Soon after, Voyagers Chief of Security Tuvok begins investigating the murder. He decides he must perform a mind meld with Paris to witness Ren's memories. As he experiences the memory for himself, Tuvok notices alien writing overplayed on top of the visions. From the memories, Tuvok establishes that Paris is innocent, recognizing that the height difference between Paris and Lidell in the memory is different from reality, and the murderer must have been familiar with Banean anatomy to kill Ren with a single stab. Tuvok reveals the strange glyphs in the video are confidential technical information important to the Banean war effort against the Numiri. The Banean doctor, who is Lidell's lover, has altered the memory implants to implicate Paris and use him as a means of smuggling data to the Numiri attackers. Lidell and the doctor are arrested by the Banean authorities, and the memory implanted into Paris is removed.

== Director ==
This is the first of eight episodes that LeVar Burton directed, across the seven seasons of Star Trek: Voyager. He had first joined the Star Trek franchise when he played Geordi La Forge in the series Star Trek: The Next Generation, and reprised that role in the Star Trek: Voyager episode "Timeless", which he also directed. Burton directed 28 episodes of Star Trek television, over the period 1993 to 2005, including for Star Trek: The Next Generation, Star Trek: Deep Space Nine, Star Trek: Voyager and Star Trek: Enterprise.

==Production==
This episode was filmed at Paramount Studios in Los Angeles, California.

==Reception==
The episode has some similarities with the earlier Star Trek: The Next Generation episode "A Matter of Perspective" and the later Star Trek: Deep Space Nine episode "Hard Time". In 2020, The Digital Fix felt this episode copied "A Matter of Perspective", but did help establish the character Tom Paris in the first season.

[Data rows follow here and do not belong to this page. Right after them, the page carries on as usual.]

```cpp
#include "nrmp_qp_device.h"

static bool qp_fast_path(int T, int M) { return (T == 10 || T == 20) && M == 10; }

extern "C" size_t npa_qp_shmem_bytes_path(int T, int M, int fast) {
  const bool obs = M > 0;
  size_t nu = 2 * T, ldp = nu + 1, mcd = 8 * T - 4 + 2 * T, mf = obs ? (size_t)T * M : 0, npair = nu * (nu + 1) / 2;
  const size_t mfe = (mf + 1) & ~(size_t)1;
  const bool regrows = fast && M > 0 && M % 2 == 0 && T * M / 2 <= QP_THREADS && 5 * T - 2 <= QP_THREADS;
  const size_t rows = (regrows ? 3 : 6) * mcd + (regrows ? 5 : 9) * mfe;
  const bool slim = fast && T > 16;
  const size_t mats = slim ? nu * (nu + 1) / 2 : (fast ? nu * (nu + 1) / 2 + nu * ldp : (size_t)T * 2 * ldp + 2 * nu * ldp);
  const size_t phi = fast ? 0 : (size_t)T * 3 * ldp;
  size_t d = rows + phi + mats + 4 * (T * 3) + T * QP_ABC_LD + (((size_t)T * QP_ST_LD + 1) & ~(size_t)1) + nu + T + (nu + T) + nu + T + nu +
             (fast ? 2 * (size_t)T : 0);
  size_t bytes = d * sizeof(double) + (fast ? 0 : 2 * ((npair + 7) & ~(size_t)7));
  return (bytes + 15) & ~(size_t)15;
}

extern "C" size_t npa_qp_shmem_bytes(int T, int M) { return npa_qp_shmem_bytes_path(T, M, 0); }

extern "C" hipError_t npa_launch_qp(const DevParams& P, int batch, int scene0, const float* cur_s_in,
                                    const float* cur_u_in, const float* ref_s, const float* ref_us,
                                    const float* mu_sorted, const float* lam_sorted, const float* pts_sorted,
                                    const float* dist_sorted, const int* count, float* cur_s_out, float* cur_u_out,
                                    float* cur_d_out, float* out_s, float* out_u, float* out_d,
                                    float* out_min_distance, int* out_iters, float* out_nrmp_points, int* flags,
                                    float* state, double* qp_info, double* warm, float* trig_out, float* dbg_abc,
                                    float* dbg_f, double* dbg_x,
                                    hipStream_t stream, hipEvent_t ev_start, hipEvent_t ev_stop, const float* theta) {
  static const bool force_generic = getenv("NPA_QP_GENERIC") != nullptr;
  const bool fast = qp_fast_path(P.T, P.M) && !force_generic;
  const size_t shmem = npa_qp_shmem_bytes_path(P.T, P.M, fast ? 1 : 0);
  const int nblocks = batch;
  static NpaDeviceOnce attr_set;
  int dev_ = 0;
  if (attr_set.need(&dev_)) {
    hipFuncSetAttribute(reinterpret_cast<const void*>(nrmp_qp_kernel<0, 0>), hipFuncAttributeMaxDynamicSharedMemorySize, 160 * 1024);
    hipFuncSetAttribute(reinterpret_cast<const void*>(nrmp_qp_kernel<10, 10>), hipFuncAttributeMaxDynamicSharedMemorySize, 160 * 1024);
    hipFuncSetAttribute(reinterpret_cast<const void*>(nrmp_qp_kernel<20, 10, false, true>), hipFuncAttributeMaxDynamicSharedMemorySize, 160 * 1024);
    attr_set.done(dev_);
  }
#define QP_LAUNCH(...)                                                                                           \
  hipExtLaunchKernelGGL((nrmp_qp_kernel<__VA_ARGS__>), dim3(nblocks), dim3(QP_THREADS), shmem, stream, ev_start, ev_stop, 0, \
                        P, cur_s_in, cur_u_in, ref_s, ref_us, mu_sorted, lam_sorted, pts_sorted, dist_sorted, count,  \
                        cur_s_out, cur_u_out, cur_d_out, out_s, out_u, out_d, out_min_distance, out_iters,            \
                        out_nrmp_points, flags, state, qp_info, warm, scene0, batch,                                 \
                        QpBackward{nullptr, nullptr, nullptr, nullptr, nullptr, dbg_abc, dbg_f, dbg_x}, trig_out, theta)
  if (fast && P.T == 10) QP_LAUNCH(10, 10);
  else if (fast && P.T == 20) QP_LAUNCH(20, 10, false, true);
  else QP_LAUNCH(0, 0);
#undef QP_LAUNCH
  return hipGetLastError();
}

extern "C" int npa_qp_group_supported(int T, int M) {
  static const bool force_generic = getenv("NPA_QP_GENERIC") != nullptr;
  return !force_generic && M == 10 && (T == 10 || T == 20) ? 1 : 0;
}
extern "C" hipError_t npa_launch_qp_group(const DevParams& P, const QpGroup& G, int n, int batch, hipStream_t stream,
                                          hipEvent_t ev_start, hipEvent_t ev_stop) {
  if (n < 1 || n > NPA_GROUP_MAX || !npa_qp_group_supported(P.T, P.M)) return hipErrorInvalidValue;
  const size_t shmem = npa_qp_shmem_bytes_path(P.T, P.M, 1);
  static NpaDeviceOnce attr_set;
  int dev_ = 0;
  if (attr_set.need(&dev_)) {
    hipFuncSetAttribute(reinterpret_cast<const void*>(nrmp_qp_group_kernel<10, 10>), hipFuncAttributeMaxDynamicSharedMemorySize, 160 * 1024);
    hipFuncSetAttribute(reinterpret_cast<const void*>(nrmp_qp_group_kernel<20, 10, true>), hipFuncAttributeMaxDynamicSharedMemorySize, 160 * 1024);
    attr_set.done(dev_);
  }
  if (P.T == 10)
    hipExtLaunchKernelGGL((nrmp_qp_group_kernel<10, 10>), dim3(batch, n), dim3(QP_THREADS), shmem, stream, ev_start, ev_stop, 0, P, G, batch);
  else
    hipExtLaunchKernelGGL((nrmp_qp_group_kernel<20, 10, true>), dim3(batch, n), dim3(QP_THREADS), shmem, stream, ev_start, ev_stop, 0, P, G, batch);
  return hipGetLastError();
}

extern "C" hipError_t npa_launch_qp_backward(const DevParams& P, int batch, const float* nom_s, const float* nom_u,
                                             const float* ref_s, const float* ref_us, const float* mu_sorted,
                                             const float* lam_sorted, const float* pts_sorted, const int* count,
                                             float* out_s, float* out_u, float* out_d, const float* grad_s,
                                             const float* grad_u, const float* grad_d, float* grad_theta,
                                             float* grad_nom_s, double* qp_info, hipStream_t stream, const float* theta) {
  static const bool force_generic = getenv("NPA_QP_GENERIC") != nullptr;
  const bool fast = qp_fast_path(P.T, P.M) && !force_generic;
  const size_t wave_bytes = npa_qp_shmem_bytes_path(P.T, P.M, fast ? 1 : 0);
  static NpaDeviceOnce attr_set;
  int dev_ = 0;
  if (attr_set.need(&dev_)) {
    hipFuncSetAttribute(reinterpret_cast<const void*>(nrmp_qp_kernel<0, 0, true>), hipFuncAttributeMaxDynamicSharedMemorySize, 160 * 1024);
    hipFuncSetAttribute(reinterpret_cast<const void*>(nrmp_qp_kernel<10, 10, true>), hipFuncAttributeMaxDynamicSharedMemorySize, 160 * 1024);
    hipFuncSetAttribute(reinterpret_cast<const void*>(nrmp_qp_kernel<20, 10, true, true>), hipFuncAttributeMaxDynamicSharedMemorySize, 160 * 1024);
    attr_set.done(dev_);
  }
#define QPB_LAUNCH(...)                                                                                                \
  hipLaunchKernelGGL((nrmp_qp_kernel<__VA_ARGS__>), dim3(batch), dim3(QP_THREADS), wave_bytes, stream, P, nom_s, nom_u, ref_s, \
                     ref_us, mu_sorted, lam_sorted, pts_sorted, (const float*)nullptr, count, out_s, out_u, out_d,        \
                     (float*)nullptr, (float*)nullptr, (float*)nullptr, (float*)nullptr, (int*)nullptr, (float*)nullptr,  \
                     (int*)nullptr, (float*)nullptr, qp_info, (double*)nullptr, 0, batch,                                 \
                     QpBackward{grad_s, grad_u, grad_d, grad_theta, grad_nom_s, nullptr, nullptr, nullptr}, (float*)nullptr, theta)
  if (fast && P.T == 10) QPB_LAUNCH(10, 10, true);
  else if (fast && P.T == 20) QPB_LAUNCH(20, 10, true, true);
  else QPB_LAUNCH(0, 0, true);
#undef QPB_LAUNCH
  return hipGetLastError();
}
```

This episode is also noted for the Star Trek Vulcan "mind meld" between the characters Tuvok and Tom Paris. In this alien procedure, their two minds are connected, and it's noted how this is a plot device that advances the final stages of the story. The show is noted among Star Trek episodes, along with "Hard Time", as an example where the manipulation of a person's memories is used as punishment for a crime.